> DATASET CONTENT:
= Beginning of Section =
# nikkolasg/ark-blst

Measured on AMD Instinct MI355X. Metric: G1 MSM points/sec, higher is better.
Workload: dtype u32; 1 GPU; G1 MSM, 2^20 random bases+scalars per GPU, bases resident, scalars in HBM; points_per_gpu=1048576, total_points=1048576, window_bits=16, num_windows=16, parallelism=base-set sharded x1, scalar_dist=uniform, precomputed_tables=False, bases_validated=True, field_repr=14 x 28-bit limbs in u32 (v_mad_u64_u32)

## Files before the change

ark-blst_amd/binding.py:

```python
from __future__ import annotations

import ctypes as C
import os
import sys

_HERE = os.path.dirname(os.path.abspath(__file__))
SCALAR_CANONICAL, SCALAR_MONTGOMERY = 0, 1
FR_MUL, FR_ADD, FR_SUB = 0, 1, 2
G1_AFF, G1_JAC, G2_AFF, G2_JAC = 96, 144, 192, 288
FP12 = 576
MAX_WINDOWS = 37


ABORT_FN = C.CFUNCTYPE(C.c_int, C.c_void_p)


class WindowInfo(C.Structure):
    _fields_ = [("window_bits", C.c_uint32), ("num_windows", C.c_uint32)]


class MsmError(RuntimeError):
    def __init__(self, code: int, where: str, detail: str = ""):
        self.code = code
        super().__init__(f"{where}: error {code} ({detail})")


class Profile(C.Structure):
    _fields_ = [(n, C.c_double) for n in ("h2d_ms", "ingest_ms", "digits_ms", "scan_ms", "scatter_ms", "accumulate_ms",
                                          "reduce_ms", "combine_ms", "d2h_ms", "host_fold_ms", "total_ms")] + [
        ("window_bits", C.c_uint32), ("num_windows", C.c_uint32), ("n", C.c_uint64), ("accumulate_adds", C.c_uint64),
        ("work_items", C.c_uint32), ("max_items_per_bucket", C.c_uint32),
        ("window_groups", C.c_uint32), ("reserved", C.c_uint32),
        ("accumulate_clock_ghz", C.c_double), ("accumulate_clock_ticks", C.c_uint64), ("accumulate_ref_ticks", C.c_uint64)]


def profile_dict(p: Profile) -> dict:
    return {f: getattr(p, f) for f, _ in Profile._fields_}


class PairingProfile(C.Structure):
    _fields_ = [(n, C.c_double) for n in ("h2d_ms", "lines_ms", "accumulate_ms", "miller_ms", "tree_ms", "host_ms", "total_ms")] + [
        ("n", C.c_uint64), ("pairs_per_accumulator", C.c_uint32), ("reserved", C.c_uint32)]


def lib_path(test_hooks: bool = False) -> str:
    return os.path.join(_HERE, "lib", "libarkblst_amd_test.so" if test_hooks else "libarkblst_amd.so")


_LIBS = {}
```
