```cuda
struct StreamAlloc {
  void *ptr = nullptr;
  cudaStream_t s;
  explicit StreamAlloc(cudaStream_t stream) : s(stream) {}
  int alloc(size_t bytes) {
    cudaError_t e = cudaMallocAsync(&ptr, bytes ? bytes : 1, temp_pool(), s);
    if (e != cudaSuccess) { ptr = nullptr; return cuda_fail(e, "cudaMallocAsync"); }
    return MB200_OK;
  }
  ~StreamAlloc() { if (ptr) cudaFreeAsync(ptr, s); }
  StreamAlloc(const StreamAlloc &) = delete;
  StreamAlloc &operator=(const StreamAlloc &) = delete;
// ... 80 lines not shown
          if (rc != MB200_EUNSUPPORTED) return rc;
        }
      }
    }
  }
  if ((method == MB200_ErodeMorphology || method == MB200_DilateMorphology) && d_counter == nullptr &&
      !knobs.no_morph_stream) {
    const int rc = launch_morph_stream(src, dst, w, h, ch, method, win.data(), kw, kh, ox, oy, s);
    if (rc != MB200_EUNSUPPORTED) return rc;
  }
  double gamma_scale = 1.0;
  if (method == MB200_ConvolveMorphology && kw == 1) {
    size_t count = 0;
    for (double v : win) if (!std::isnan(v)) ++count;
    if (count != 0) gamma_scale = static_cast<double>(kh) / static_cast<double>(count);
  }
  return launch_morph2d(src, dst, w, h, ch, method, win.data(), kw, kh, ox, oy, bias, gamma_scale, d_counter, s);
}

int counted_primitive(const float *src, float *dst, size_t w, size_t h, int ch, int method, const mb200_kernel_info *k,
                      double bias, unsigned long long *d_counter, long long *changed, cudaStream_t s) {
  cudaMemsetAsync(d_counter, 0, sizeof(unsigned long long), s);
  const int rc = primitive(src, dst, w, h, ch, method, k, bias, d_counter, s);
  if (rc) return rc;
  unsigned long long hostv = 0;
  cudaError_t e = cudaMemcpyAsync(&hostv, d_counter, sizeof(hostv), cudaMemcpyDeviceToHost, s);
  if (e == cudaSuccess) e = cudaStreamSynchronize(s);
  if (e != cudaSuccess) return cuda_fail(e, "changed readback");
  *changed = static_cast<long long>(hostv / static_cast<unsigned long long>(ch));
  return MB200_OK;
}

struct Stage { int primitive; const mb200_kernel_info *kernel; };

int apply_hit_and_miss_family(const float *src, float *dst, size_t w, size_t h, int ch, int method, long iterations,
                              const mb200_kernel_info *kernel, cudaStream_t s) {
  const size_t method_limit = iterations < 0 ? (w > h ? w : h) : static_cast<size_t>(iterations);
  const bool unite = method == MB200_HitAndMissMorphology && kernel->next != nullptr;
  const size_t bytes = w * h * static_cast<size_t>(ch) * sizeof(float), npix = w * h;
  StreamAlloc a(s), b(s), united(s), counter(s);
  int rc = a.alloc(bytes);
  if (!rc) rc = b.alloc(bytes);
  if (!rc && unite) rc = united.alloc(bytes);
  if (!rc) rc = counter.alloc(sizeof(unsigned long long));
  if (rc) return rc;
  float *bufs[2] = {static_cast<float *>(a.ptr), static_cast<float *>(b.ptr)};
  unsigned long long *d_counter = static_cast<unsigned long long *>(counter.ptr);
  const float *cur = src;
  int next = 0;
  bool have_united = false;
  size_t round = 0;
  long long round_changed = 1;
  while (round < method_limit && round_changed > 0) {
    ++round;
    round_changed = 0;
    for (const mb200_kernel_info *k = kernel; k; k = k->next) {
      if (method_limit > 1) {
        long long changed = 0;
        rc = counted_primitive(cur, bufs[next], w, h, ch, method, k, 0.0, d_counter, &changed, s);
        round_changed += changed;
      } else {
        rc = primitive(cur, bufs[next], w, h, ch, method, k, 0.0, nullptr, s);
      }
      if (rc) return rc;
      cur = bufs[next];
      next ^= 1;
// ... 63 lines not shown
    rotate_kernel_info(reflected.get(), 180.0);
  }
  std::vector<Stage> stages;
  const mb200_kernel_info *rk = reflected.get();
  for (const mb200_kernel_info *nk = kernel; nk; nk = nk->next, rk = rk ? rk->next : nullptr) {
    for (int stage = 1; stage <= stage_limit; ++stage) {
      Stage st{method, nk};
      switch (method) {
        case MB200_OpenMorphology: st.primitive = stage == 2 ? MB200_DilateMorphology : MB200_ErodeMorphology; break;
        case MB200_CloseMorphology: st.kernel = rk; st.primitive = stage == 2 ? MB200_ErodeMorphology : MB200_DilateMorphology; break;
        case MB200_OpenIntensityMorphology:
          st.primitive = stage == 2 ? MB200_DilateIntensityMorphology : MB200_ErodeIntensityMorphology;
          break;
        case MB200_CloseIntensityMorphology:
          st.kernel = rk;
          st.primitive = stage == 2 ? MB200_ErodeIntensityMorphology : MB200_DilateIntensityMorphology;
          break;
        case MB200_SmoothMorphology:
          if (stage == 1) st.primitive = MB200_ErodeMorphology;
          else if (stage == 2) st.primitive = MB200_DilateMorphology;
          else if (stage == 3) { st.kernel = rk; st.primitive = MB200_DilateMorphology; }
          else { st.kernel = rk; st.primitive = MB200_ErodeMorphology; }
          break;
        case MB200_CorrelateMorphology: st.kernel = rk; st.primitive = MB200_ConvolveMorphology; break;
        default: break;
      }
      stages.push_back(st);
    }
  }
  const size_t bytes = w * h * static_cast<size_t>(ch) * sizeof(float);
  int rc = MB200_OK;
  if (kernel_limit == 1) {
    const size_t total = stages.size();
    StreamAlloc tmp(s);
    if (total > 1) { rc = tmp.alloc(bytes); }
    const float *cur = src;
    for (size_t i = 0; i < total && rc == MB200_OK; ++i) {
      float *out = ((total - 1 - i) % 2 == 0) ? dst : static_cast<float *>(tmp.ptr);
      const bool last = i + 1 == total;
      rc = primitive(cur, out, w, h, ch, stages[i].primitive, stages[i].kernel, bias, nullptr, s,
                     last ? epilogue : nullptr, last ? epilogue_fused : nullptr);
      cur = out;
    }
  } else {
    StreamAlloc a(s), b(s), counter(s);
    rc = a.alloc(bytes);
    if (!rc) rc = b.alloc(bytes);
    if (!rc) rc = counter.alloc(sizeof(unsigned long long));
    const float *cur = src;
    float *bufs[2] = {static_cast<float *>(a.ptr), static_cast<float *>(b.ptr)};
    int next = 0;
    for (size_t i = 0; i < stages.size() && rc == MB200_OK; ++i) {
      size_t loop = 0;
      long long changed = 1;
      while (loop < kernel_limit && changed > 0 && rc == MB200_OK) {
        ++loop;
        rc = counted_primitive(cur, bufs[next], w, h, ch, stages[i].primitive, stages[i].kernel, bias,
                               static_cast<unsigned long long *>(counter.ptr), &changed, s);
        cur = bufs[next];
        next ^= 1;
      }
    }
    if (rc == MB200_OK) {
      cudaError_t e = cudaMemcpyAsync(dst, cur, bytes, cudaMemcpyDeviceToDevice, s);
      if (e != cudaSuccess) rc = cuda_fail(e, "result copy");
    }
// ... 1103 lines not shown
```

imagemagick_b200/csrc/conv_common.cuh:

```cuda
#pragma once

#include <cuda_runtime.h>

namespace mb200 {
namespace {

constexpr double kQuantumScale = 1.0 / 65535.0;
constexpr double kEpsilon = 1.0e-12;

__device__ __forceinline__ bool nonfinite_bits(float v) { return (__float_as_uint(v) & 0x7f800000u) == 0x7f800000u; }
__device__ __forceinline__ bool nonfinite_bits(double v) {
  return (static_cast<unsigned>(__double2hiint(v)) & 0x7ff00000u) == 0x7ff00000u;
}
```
= End of Section =
> ACTIVITY: If a line in the listing contains "reflected", it counts. Say how many lines count, with no other words.

> TASK ANSWER: 2